The quakes served as a reminder of how natural disasters, as well as other unexpected events, can disrupt and compromise supply chains in all kinds of industry.
Carmakers outsource the manufacturing of many components to so-called tier one suppliers to try to reduce complexity and costs. And like many vehicles, the entertainment, navigation and electric control systems in BMW cars are fitted with electronics parts from Japanese companies.
While BMW did not face any immediate post-Fukushima consequences, it took more than a week to analyse how its second- and third-tier suppliers were affected and how delivery stoppages of semiconductors and other electronics parts might affect the group’s production.
When it emerged eventually that a tier-one supplier could not deliver because a minor part was produced by a smaller sub-supplier in the Fukushima nuclear fallout zone, BMW decided it needed greater visibility and control over its supply chain.
Thanks to a friendship between Alexander Scholz, BMW’s head of programme, supply chain optimisation, and Tom Kirchmaier, an MBS lecturer, a group of MBA students has been helping BMW build a novel early-warning system that searches and sifts news and information from the internet about its suppliers.
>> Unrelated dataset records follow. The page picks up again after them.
# sacs-epfl/decentralized-learning-simulator

Measured on AMD Instinct MI355X. Metric: device-resident GB/s, N-way weighted model-tensor reduce; 1/2/4/8 MI355X, higher is better.
Workload: dtype f32

## Files before the change

decentralized-learning-simulator_amd/csrc/dispatch.hpp:

```cpp
#pragma once

#include <hip/hip_runtime.h>

#include <algorithm>
#include <cmath>
#include <cstdint>
#include <cstdlib>
#include <cstring>
#include <type_traits>
#include <vector>

#include "dlsim.h"
#include "wreduce_kernels.hpp"
#include "chunk_mean_kernels.hpp"
#include "ab_env.hpp"


namespace dlsim_host __attribute__((visibility("hidden"))) {

int fail(int code, const char* fmt, ...) __attribute__((format(printf, 2, 3)));
int hip_fail(hipError_t e, const char* what);

constexpr int kVpt = 4;
constexpr size_t kBatchSmallBytes = size_t{1} << 20;
// ... 416 lines not shown
    if (nelem[t] * Op::kBytes > kMaxLaunchOutBytes) return false;
    if (use_defer<Op>(fan_in[t], nelem[t])) return false;
    if (!aligned16(outs[t])) return false;
    for (int i = 0; i < fan_in[t]; ++i)
      if (!aligned16(in[off[t] + i])) return false;
    return true;
  };
  std::vector<int> group;
  for (int t = 0; t < b; ++t) {
    if (batchable(t)) {
      group.push_back(t);
      continue;
    }
    if (nelem[t] == 0) continue;
    int rc = run<Op>(in + off[t], fan_in[t], w + off[t], outs[t], nelem[t], st, divs ? divs[t] : 1.0f);
    if (rc != DLSIM_OK) return rc;
  }
  std::vector<const void*> ins;
  std::vector<float> ws, dv;
  std::vector<void*> os;
  std::vector<size_t> ne, ioff;
  std::vector<int> fi;
  for (int t : group) {
    ioff.push_back(ins.size());
    for (int i = 0; i < fan_in[t]; ++i) {
      ins.push_back(in[off[t] + i]);
      ws.push_back(w[off[t] + i]);
    }
    os.push_back(outs[t]);
    ne.push_back(nelem[t]);
    fi.push_back(fan_in[t]);
    dv.push_back(divs ? divs[t] : 1.0f);
  }
  const int g = static_cast<int>(group.size());
  const size_t tile1 = dlsim::kBlock;
  int t0 = 0;
  while (t0 < g) {
    int t1 = t0, ptrs = 0;
    uint64_t blocks = 0;
    while (t1 < g && t1 - t0 < dlsim::kBatchMaxTasks && ptrs + fi[t1] <= dlsim::kBatchMaxPtrs &&
           blocks + ne[t1] / Op::E / tile1 + 1 < 0x7fffffffull) {
      ptrs += fi[t1];
      blocks += ne[t1] / Op::E / tile1 + 1;
      ++t1;
    }
    hipError_t e = launch_batch<Op>(fi.data(), ioff.data(), ins.data(), ws.data(), dv.data(), os.data(),
                                    ne.data(), t0, t1, st);
    if (e != hipSuccess) return hip_fail(e, "batched kernel launch");
    t0 = t1;
  }
  return DLSIM_OK;
}

struct TableLayout {
  size_t tasks_off, map_off, ptrs_off, w_off, bytes;
  uint32_t nblocks;
  int vpt;
};

inline size_t round8(size_t x) { return (x + 7) / 8 * 8; }

template <class Op>
uint32_t task_blocks(size_t nelem, int vpt) {
  const size_t tile = static_cast<size_t>(dlsim::kBlock) * vpt;
  return static_cast<uint32_t>(nelem / Op::E / tile + 1);
}

template <class Op>
bool table_layout(int b, const int* fan_in, const size_t* nelem, TableLayout* L) {
  uint64_t blocks = 0, ptrs = 0;
  L->vpt = batch_vpt<Op>(nelem, 0, b);
  for (int t = 0; t < b; ++t) {
    blocks += task_blocks<Op>(nelem[t], L->vpt);
    ptrs += static_cast<uint64_t>(fan_in[t]);
  }
  if (blocks >= 0x7fffffffull) return false;
  L->nblocks = static_cast<uint32_t>(blocks);
  L->tasks_off = round8(sizeof(dlsim::BatchTableHeader));
  L->map_off = round8(L->tasks_off + sizeof(dlsim::BatchTaskDesc) * static_cast<size_t>(b));
  L->ptrs_off = round8(L->map_off + sizeof(uint32_t) * static_cast<size_t>(blocks));
  L->w_off = round8(L->ptrs_off + sizeof(void*) * static_cast<size_t>(ptrs));
  L->bytes = round8(L->w_off + sizeof(float) * static_cast<size_t>(ptrs));
  return true;
}

template <class Op>
int table_fill(int b, const int* fan_in, const void* const* in, const float* w, void* const* outs,
               const size_t* nelem, void* h_table, size_t bytes) {
  TableLayout L;
  if (!table_layout<Op>(b, fan_in, nelem, &L)) return fail(DLSIM_E_ARG, "batch too large");
  if (bytes < L.bytes) return fail(DLSIM_E_ARG, "table buffer too small (%zu < %zu)", bytes, L.bytes);
  if (cross_task_overlap(b, fan_in, in, outs, nelem, Op::kBytes))
    return fail(DLSIM_E_ARG,
                "a task's output overlaps another task's input or output: one table launch runs all tasks "
                "concurrently (use separate calls, or dlsim_wreduce_batched, which orders them)");
  unsigned char* base = static_cast<unsigned char*>(h_table);
  std::memset(base, 0, L.bytes);
  auto* h = reinterpret_cast<dlsim::BatchTableHeader*>(base);
  auto* tasks = reinterpret_cast<dlsim::BatchTaskDesc*>(base + L.tasks_off);
  auto* map = reinterpret_cast<uint32_t*>(base + L.map_off);
  auto* ptrs = reinterpret_cast<const void**>(base + L.ptrs_off);
  auto* ws = reinterpret_cast<float*>(base + L.w_off);
  h->ntasks = static_cast<uint32_t>(b);
  h->nblocks = L.nblocks;
  h->vpt = static_cast<uint32_t>(L.vpt);
  h->tasks_off = L.tasks_off;
  h->map_off = L.map_off;
  h->ptrs_off = L.ptrs_off;
  h->w_off = L.w_off;
  uint32_t blk = static_cast<uint32_t>(b), off = 0;
  bool uniform = true;
  for (int t = 0; t < b; ++t) {
    const size_t total = nelem[t] * Op::kBytes;
    if (fan_in[t] > DLSIM_MAX_FUSED_INPUTS || total > kMaxLaunchOutBytes || !aligned16(outs[t]))
      return fail(DLSIM_E_ARG, "task %d cannot be table-batched (fan-in <= %d, 16-B aligned, < 2 GiB)", t,
                  DLSIM_MAX_FUSED_INPUTS);
    const uint32_t nb = task_blocks<Op>(nelem[t], L.vpt);
    tasks[t].out = outs[t];
    tasks[t].nvec = nelem[t] / Op::E;
    tasks[t].nelem = nelem[t];
    tasks[t].block_start = blk - 1;
    tasks[t].ptr_off = off;
    tasks[t].fan_in = static_cast<uint32_t>(fan_in[t]);
    map[t] = static_cast<uint32_t>(t);
    for (uint32_t k = 0; k + 1 < nb; ++k) map[blk + k] = static_cast<uint32_t>(t);
    for (int i = 0; i < fan_in[t]; ++i) {
      if (!aligned16(in[off + i]))
        return fail(DLSIM_E_ARG, "task %d input %d is not 16-byte aligned", t, i);
      ptrs[off + i] = in[off + i];
      ws[off + i] = w[off + i];
    }
    blk += nb - 1;
    off += static_cast<uint32_t>(fan_in[t]);
    uniform = uniform && fan_in[t] == fan_in[0];
  }
  h->uniform_fan_in = uniform ? static_cast<uint32_t>(fan_in[0]) : 0u;
  return DLSIM_OK;
}

template <class Op, int NF, int VPT>
hipError_t launch_table_nf(const void* d_table, uint32_t blocks, hipStream_t st) {
  hipLaunchKernelGGL((dlsim::k_wreduce_batch_table<Op, NF, group_size<Op>(), VPT, kNT, store_policy<Op>(),
                                                    kBatchWave<Op, VPT>>),
                     dim3(blocks), dim3(dlsim::kBlock), 0, st, static_cast<const unsigned char*>(d_table));
  return hipGetLastError();
}

template <class Op, int K, int VPT>
hipError_t launch_table_fixed(const void* d_table, int n, uint32_t blocks, hipStream_t st) {
  if constexpr (K > max_fixed_fan_in<Op>()) {
    return launch_table_nf<Op, 0, VPT>(d_table, blocks, st);
  } else {
    if (n == K) return launch_table_nf<Op, K, VPT>(d_table, blocks, st);
    return launch_table_fixed<Op, K + 1, VPT>(d_table, n, blocks, st);
  }
}

template <class Op>
int table_launch(const void* h_table, const void* d_table, hipStream_t st) {
  const auto* h = static_cast<const dlsim::BatchTableHeader*>(h_table);
  if (h->ntasks == 0) return DLSIM_OK;
  if (h->vpt != 1 && h->vpt != 4)
    return fail(DLSIM_E_ARG, "not a table written by dlsim_batch_table_fill (vectors per lane %u)", h->vpt);
  const int n = static_cast<int>(h->uniform_fan_in);
  hipError_t e;
  if (h->vpt == 1)
    e = n ? launch_table_fixed<Op, 1, 1>(d_table, n, h->nblocks, st) : launch_table_nf<Op, 0, 1>(d_table, h->nblocks, st);
  else
    e = n ? launch_table_fixed<Op, 1, 4>(d_table, n, h->nblocks, st) : launch_table_nf<Op, 0, 4>(d_table, h->nblocks, st);
  if (e != hipSuccess) return hip_fail(e, "table batch launch");
  return DLSIM_OK;
}


inline size_t chunk_mean_ilp_begin(int m, size_t n, int threads, size_t esz = 4, size_t vw = 8) {
  if (n <= 1) return 0;
  const size_t rnd = 128 / esz;
  size_t b = 0, e = n;
  if (!(static_cast<unsigned long long>(m) * n < 32768ULL || threads <= 1)) {
    const size_t tp = static_cast<size_t>(threads) < n ? static_cast<size_t>(threads) : n;
    const size_t cs = (n + tp - 1) / tp;
    for (size_t t = 0; t < tp; ++t) {
      size_t tb = t * cs;
      if (tb >= n) break;
      size_t te = tb + cs < n ? tb + cs : n;
      tb -= tb % rnd;
      if (te != n) te -= te % rnd;
      if (tb < te) {
        b = tb;
        e = te;
      }
    }
  }
  const size_t s1 = e - b;
  return b + (s1 >= vw ? s1 / (4 * vw) * (4 * vw) : s1 / 4 * 4);
}

using CmDefault = dlsim::CmShape<4, true, 8>;
using CmFewRows = dlsim::CmShape<4, true, 4>;
constexpr int kCmFewRowsMax = 6;
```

The initiative began life a year ago as an International Business Project – a 10-week live consulting project that concludes the MBA at MBS and gives students an opportunity to gain real-life skills while demonstrating what they have learnt. Since then, the project has become a rolling assignment with students from either the IBP or the UK Consultancy Project, which is undertaken earlier in the MBA, taking on the baton from the previous group.
“The project is about exploiting unstructured information,” Dr Kirchmaier explains.
“There is an enormous wealth of information on the internet…but astonishingly, companies make very little use of it because it’s difficult to know how to source and select the right information and then condense it in a way that is useful and meaningful.”
Mr Scholz says he had already been considering how “web 2.0” technologies might help BMW understand more about its chain of about 10,000 suppliers, which manufacture components worth €30bn a year for the carmaker. As a result of the project, BMW is now trialling two tools that can read, search, sort and select large amounts of information in a systematic way, building up real-time profiles of each supplier and sub-supplier.
Additional information from earthquakes, other natural disasters and other threats to the supply chain are then added, flagged and displayed within Google Maps on a large screen. The information is also condensed, sorted and delivered to managers as text in an iPad app.
“When we first trialled the tools with a handful of suppliers, we discovered that one of them wasn’t able to pay its wages on time,” Dr Kirchmaier recalls. “Our system picked that up from the local newspaper of a small German town. It’s information that wouldn’t have filtered through unless there was a structured approach to collecting it.”
Aside from minimising risks to the supply chain, BMW is exploring how it might select suppliers using this system. For example, a Mexican supplier recently won a contract based on news unearthed about rapidly improving infrastructure in its locality.
“Organisations can be so dominated by their day-to-day business but our students have the luxury to stop, think and come up with good ideas.I don’t understand why more organisations don’t use this creative resource,” adds Dr Kirchmaier.